◆ **TASK DIRECTIONS**
Please reproduce the full listing exactly, with nothing added.

------------------------------------------------

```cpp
ESP_API int esp_relpos_dq(const float* dS, long lds, const float* kmat, long ldk, const float* p, long ldpm, float* dq,
                          long ldq, float* bias_part, int nb, int H, int T, void* stream) {
  ESP_ARG_CHECK(T >= 1 && nb >= 1 && H >= 1 && lds >= T && lds % 4 == 0 && ((uintptr_t)dS & 15) == 0,
                "esp_relpos_dq: bad sizes T=%d lds=%ld (lds %% 4 == 0, dS 16-B aligned)", T, lds);
  const int DSP = relpos_dq_pitch(T);
  size_t shm = (size_t)QR * DSP * sizeof(float);
  if (shm < 2 * QR * 33 * sizeof(float)) shm = 2 * QR * 33 * sizeof(float);
  ESP_ARG_CHECK(shm <= 65536 && DSP <= 512, "esp_relpos_dq: T=%d needs %zu B of LDS (T <= 480)", T, shm);
  ESP_ARG_CHECK(dq && bias_part && kmat && p, "esp_relpos_dq: null operand");
  ESP_ARG_CHECK(ldk >= 64 && ldpm >= 64 && ldk < (1L << 22) && ldpm < (1L << 22) && 4L * T * ldk < (1L << 31) &&
                    4L * (2 * T - 1) * ldpm < (1L << 31),
// ... 8 lines not shown
```

### espnet_slurp_amd/csrc/elementwise.hip

```cpp
#include <stdarg.h>
#include <stdio.h>

#include "common.h"

namespace esp {
static thread_local char g_err[512] = "";
static const uint64_t* g_rng_key = nullptr;
const uint64_t* rng_key_ptr() { return g_rng_key; }
void set_error(const char* fmt, ...) {
  va_list ap;
  va_start(ap, fmt);
  vsnprintf(g_err, sizeof(g_err), fmt, ap);
  va_end(ap);
}
}

ESP_API const char* esp_last_error(void) { return esp::g_err; }
ESP_API int esp_abi_version(void) { return 39; }
ESP_API int esp_set_rng_key(const unsigned long long* key) {
  esp::g_rng_key = (const uint64_t*)key;
  return 0;
}

namespace {


inline int grid_for(long n, int per_thread = 1) {
  long b = (n / per_thread + 255) / 256;
  if (b > 65536) b = 65536;
  return (int)(b < 1 ? 1 : b);
}

__global__ void act_bwd_kernel(const float* __restrict__ dy, const float* __restrict__ h,
// ... 552 lines not shown
```

### espnet_slurp_amd/kernels.py

```python
from __future__ import annotations

import math
import os
from typing import Optional, Sequence

import torch

from . import _native

KC, RC, I2C_KC, I2C_RC = 0, 1, 2, 3
ACT_NONE, ACT_RELU, ACT_SWISH = 0, 1, 2
ACT_MUL = 3
ACT_AUX_DERIV = 16


def _p(t: Optional[torch.Tensor], off: int = 0):
    if t is None:
        return None
    return t.data_ptr() + off * t.element_size()


def _st():
    return torch.cuda.current_stream().cuda_stream

# ... 699 lines not shown
    lib = _native.load()
    prev = lib.esp_set_splitk_mode(int(mode))
    if prev < 0:
        raise _native.NativeError(f"esp_set_splitk_mode failed: {lib.esp_last_error().decode()}")
    return prev


def set_wgrad_ws(mode: int) -> int:
    lib = _native.load()
    prev = lib.esp_set_wgrad_ws(int(mode))
    if prev < 0:
        raise _native.NativeError(f"esp_set_wgrad_ws failed: {lib.esp_last_error().decode()}")
    return prev


def get_gemm_compute() -> int:
    return _native.load().esp_get_gemm_compute()


class gemm_compute:

    def __init__(self, dtype):
        self.dtype = dtype

    def __enter__(self):
        self.prev = set_gemm_compute(self.dtype)
        return self

    def __exit__(self, *exc):
        set_gemm_compute(self.prev)
# ... 185 lines not shown
def attn_dscores(dctx, ldd, vmat, ldv, attn, dot, dS, dbd, ldp, relpos, nb, H, dk, sqrt_dk, drop_p, seed, T, lds,
                 v_off=0):
    _f32(dctx, vmat, attn, dot, dS, dbd)
    if _PROF is not None:
        ev0 = torch.cuda.Event(enable_timing=True)
        ev1 = torch.cuda.Event(enable_timing=True)
        ev0.record()
    _native.call("esp_attn_dscores", _p(dctx), ldd, _p(vmat, v_off), ldv, _p(attn), _p(dot), _p(dS), _p(dbd), ldp,
                 int(relpos), nb, H, dk, float(sqrt_dk), float(drop_p), int(seed) & (2 ** 64 - 1), T, lds, _st())
    if _PROF is not None:
        ev1.record()
        _PROF.append((2.0 * T * T * dk * nb * H, ev0, ev1, (KC, KC, T, T, dk, nb * H, "dscores"),
                      (8.0 if dbd is not None else 4.0) * T * T * nb * H))


FLASH_ATTN = False
ATTN_FWD32 = False
FUSED_ATTN_BWD = False
ATTN_DSCORES = False
RELPOS_BWD_DS = True


def flash_ok(T: int, dk: int) -> bool:
    return FLASH_ATTN and dk == 64 and 1 <= T <= 512


def relpos_probs_ok(T: int, dk: int) -> bool:
    return dk == 64 and T <= 512


def relpos_fused_ok(T: int, dk: int) -> bool:
    return dk == 64 and (32 * (32 * ((T + 62) // 32) + 4) + 256) * 4 <= 65536


def relpos_bwd_ds_ok(T: int, dk: int) -> bool:
    return dk == 64 and 1 <= T <= 480 and pitch(T) % 4 == 0


def relpos_attn_paths(T: int, dk: int, legacy: bool, bucketed: bool):
    if flash_ok(T, dk) and not bucketed:
        fwd = "flash"
    elif relpos_probs_ok(T, dk) and not ATTN_FWD32:
        fwd = "probs"
    elif not legacy and relpos_fused_ok(T, dk):
        fwd = "block32"
    else:
        fwd = "gemm"
    if fwd == "flash":
        bwd = "flash"
    elif (not legacy and RELPOS_BWD_DS and relpos_bwd_ds_ok(T, dk) and not FUSED_ATTN_BWD and not ATTN_DSCORES
          and _COMPUTE[0] == GEMM_FP32):
# ... 534 lines not shown
```

### include/espnet_mi355.h

```cpp
#ifndef ESPNET_MI355_H
#define ESPNET_MI355_H
#ifdef __cplusplus
extern "C" {
#endif

const char* esp_last_error(void);
int esp_abi_version(void);
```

------------------------------------------------

◆ **OUTPUT BELOW**
```cpp
ESP_API int esp_relpos_dq(const float* dS, long lds, const float* kmat, long ldk, const float* p, long ldpm, float* dq,
                          long ldq, float* bias_part, int nb, int H, int T, void* stream) {
  ESP_ARG_CHECK(T >= 1 && nb >= 1 && H >= 1 && lds >= T && lds % 4 == 0 && ((uintptr_t)dS & 15) == 0,
                "esp_relpos_dq: bad sizes T=%d lds=%ld (lds %% 4 == 0, dS 16-B aligned)", T, lds);
  const int DSP = relpos_dq_pitch(T);
  size_t shm = (size_t)QR * DSP * sizeof(float);
  if (shm < 2 * QR * 33 * sizeof(float)) shm = 2 * QR * 33 * sizeof(float);
  ESP_ARG_CHECK(shm <= 65536 && DSP <= 512, "esp_relpos_dq: T=%d needs %zu B of LDS (T <= 480)", T, shm);
  ESP_ARG_CHECK(dq && bias_part && kmat && p, "esp_relpos_dq: null operand");
  ESP_ARG_CHECK(ldk >= 64 && ldpm >= 64 && ldk < (1L << 22) && ldpm < (1L << 22) && 4L * T * ldk < (1L << 31) &&
                    4L * (2 * T - 1) * ldpm < (1L << 31),
// ... 8 lines not shown
```

### espnet_slurp_amd/csrc/elementwise.hip

```cpp
#include <stdarg.h>
#include <stdio.h>

#include "common.h"

namespace esp {
static thread_local char g_err[512] = "";
static const uint64_t* g_rng_key = nullptr;
const uint64_t* rng_key_ptr() { return g_rng_key; }
void set_error(const char* fmt, ...) {
  va_list ap;
  va_start(ap, fmt);
  vsnprintf(g_err, sizeof(g_err), fmt, ap);
  va_end(ap);
}
}

ESP_API const char* esp_last_error(void) { return esp::g_err; }
ESP_API int esp_abi_version(void) { return 39; }
ESP_API int esp_set_rng_key(const unsigned long long* key) {
  esp::g_rng_key = (const uint64_t*)key;
  return 0;
}

namespace {


inline int grid_for(long n, int per_thread = 1) {
  long b = (n / per_thread + 255) / 256;
  if (b > 65536) b = 65536;
  return (int)(b < 1 ? 1 : b);
}

__global__ void act_bwd_kernel(const float* __restrict__ dy, const float* __restrict__ h,
// ... 552 lines not shown
```

### espnet_slurp_amd/kernels.py

```python
from __future__ import annotations

import math
import os
from typing import Optional, Sequence

import torch

from . import _native

KC, RC, I2C_KC, I2C_RC = 0, 1, 2, 3
ACT_NONE, ACT_RELU, ACT_SWISH = 0, 1, 2
ACT_MUL = 3
ACT_AUX_DERIV = 16


def _p(t: Optional[torch.Tensor], off: int = 0):
    if t is None:
        return None
    return t.data_ptr() + off * t.element_size()


def _st():
    return torch.cuda.current_stream().cuda_stream

# ... 699 lines not shown
    lib = _native.load()
    prev = lib.esp_set_splitk_mode(int(mode))
    if prev < 0:
        raise _native.NativeError(f"esp_set_splitk_mode failed: {lib.esp_last_error().decode()}")
    return prev


def set_wgrad_ws(mode: int) -> int:
    lib = _native.load()
    prev = lib.esp_set_wgrad_ws(int(mode))
    if prev < 0:
        raise _native.NativeError(f"esp_set_wgrad_ws failed: {lib.esp_last_error().decode()}")
    return prev


def get_gemm_compute() -> int:
    return _native.load().esp_get_gemm_compute()


class gemm_compute:

    def __init__(self, dtype):
        self.dtype = dtype

    def __enter__(self):
        self.prev = set_gemm_compute(self.dtype)
        return self

    def __exit__(self, *exc):
        set_gemm_compute(self.prev)
# ... 185 lines not shown
def attn_dscores(dctx, ldd, vmat, ldv, attn, dot, dS, dbd, ldp, relpos, nb, H, dk, sqrt_dk, drop_p, seed, T, lds,
                 v_off=0):
    _f32(dctx, vmat, attn, dot, dS, dbd)
    if _PROF is not None:
        ev0 = torch.cuda.Event(enable_timing=True)
        ev1 = torch.cuda.Event(enable_timing=True)
        ev0.record()
    _native.call("esp_attn_dscores", _p(dctx), ldd, _p(vmat, v_off), ldv, _p(attn), _p(dot), _p(dS), _p(dbd), ldp,
                 int(relpos), nb, H, dk, float(sqrt_dk), float(drop_p), int(seed) & (2 ** 64 - 1), T, lds, _st())
    if _PROF is not None:
        ev1.record()
        _PROF.append((2.0 * T * T * dk * nb * H, ev0, ev1, (KC, KC, T, T, dk, nb * H, "dscores"),
                      (8.0 if dbd is not None else 4.0) * T * T * nb * H))


FLASH_ATTN = False
ATTN_FWD32 = False
FUSED_ATTN_BWD = False
ATTN_DSCORES = False
RELPOS_BWD_DS = True


def flash_ok(T: int, dk: int) -> bool:
    return FLASH_ATTN and dk == 64 and 1 <= T <= 512


def relpos_probs_ok(T: int, dk: int) -> bool:
    return dk == 64 and T <= 512


def relpos_fused_ok(T: int, dk: int) -> bool:
    return dk == 64 and (32 * (32 * ((T + 62) // 32) + 4) + 256) * 4 <= 65536


def relpos_bwd_ds_ok(T: int, dk: int) -> bool:
    return dk == 64 and 1 <= T <= 480 and pitch(T) % 4 == 0


def relpos_attn_paths(T: int, dk: int, legacy: bool, bucketed: bool):
    if flash_ok(T, dk) and not bucketed:
        fwd = "flash"
    elif relpos_probs_ok(T, dk) and not ATTN_FWD32:
        fwd = "probs"
    elif not legacy and relpos_fused_ok(T, dk):
        fwd = "block32"
    else:
        fwd = "gemm"
    if fwd == "flash":
        bwd = "flash"
    elif (not legacy and RELPOS_BWD_DS and relpos_bwd_ds_ok(T, dk) and not FUSED_ATTN_BWD and not ATTN_DSCORES
          and _COMPUTE[0] == GEMM_FP32):
# ... 534 lines not shown
```

### include/espnet_mi355.h

```cpp
#ifndef ESPNET_MI355_H
#define ESPNET_MI355_H
#ifdef __cplusplus
extern "C" {
#endif

const char* esp_last_error(void);
int esp_abi_version(void);
```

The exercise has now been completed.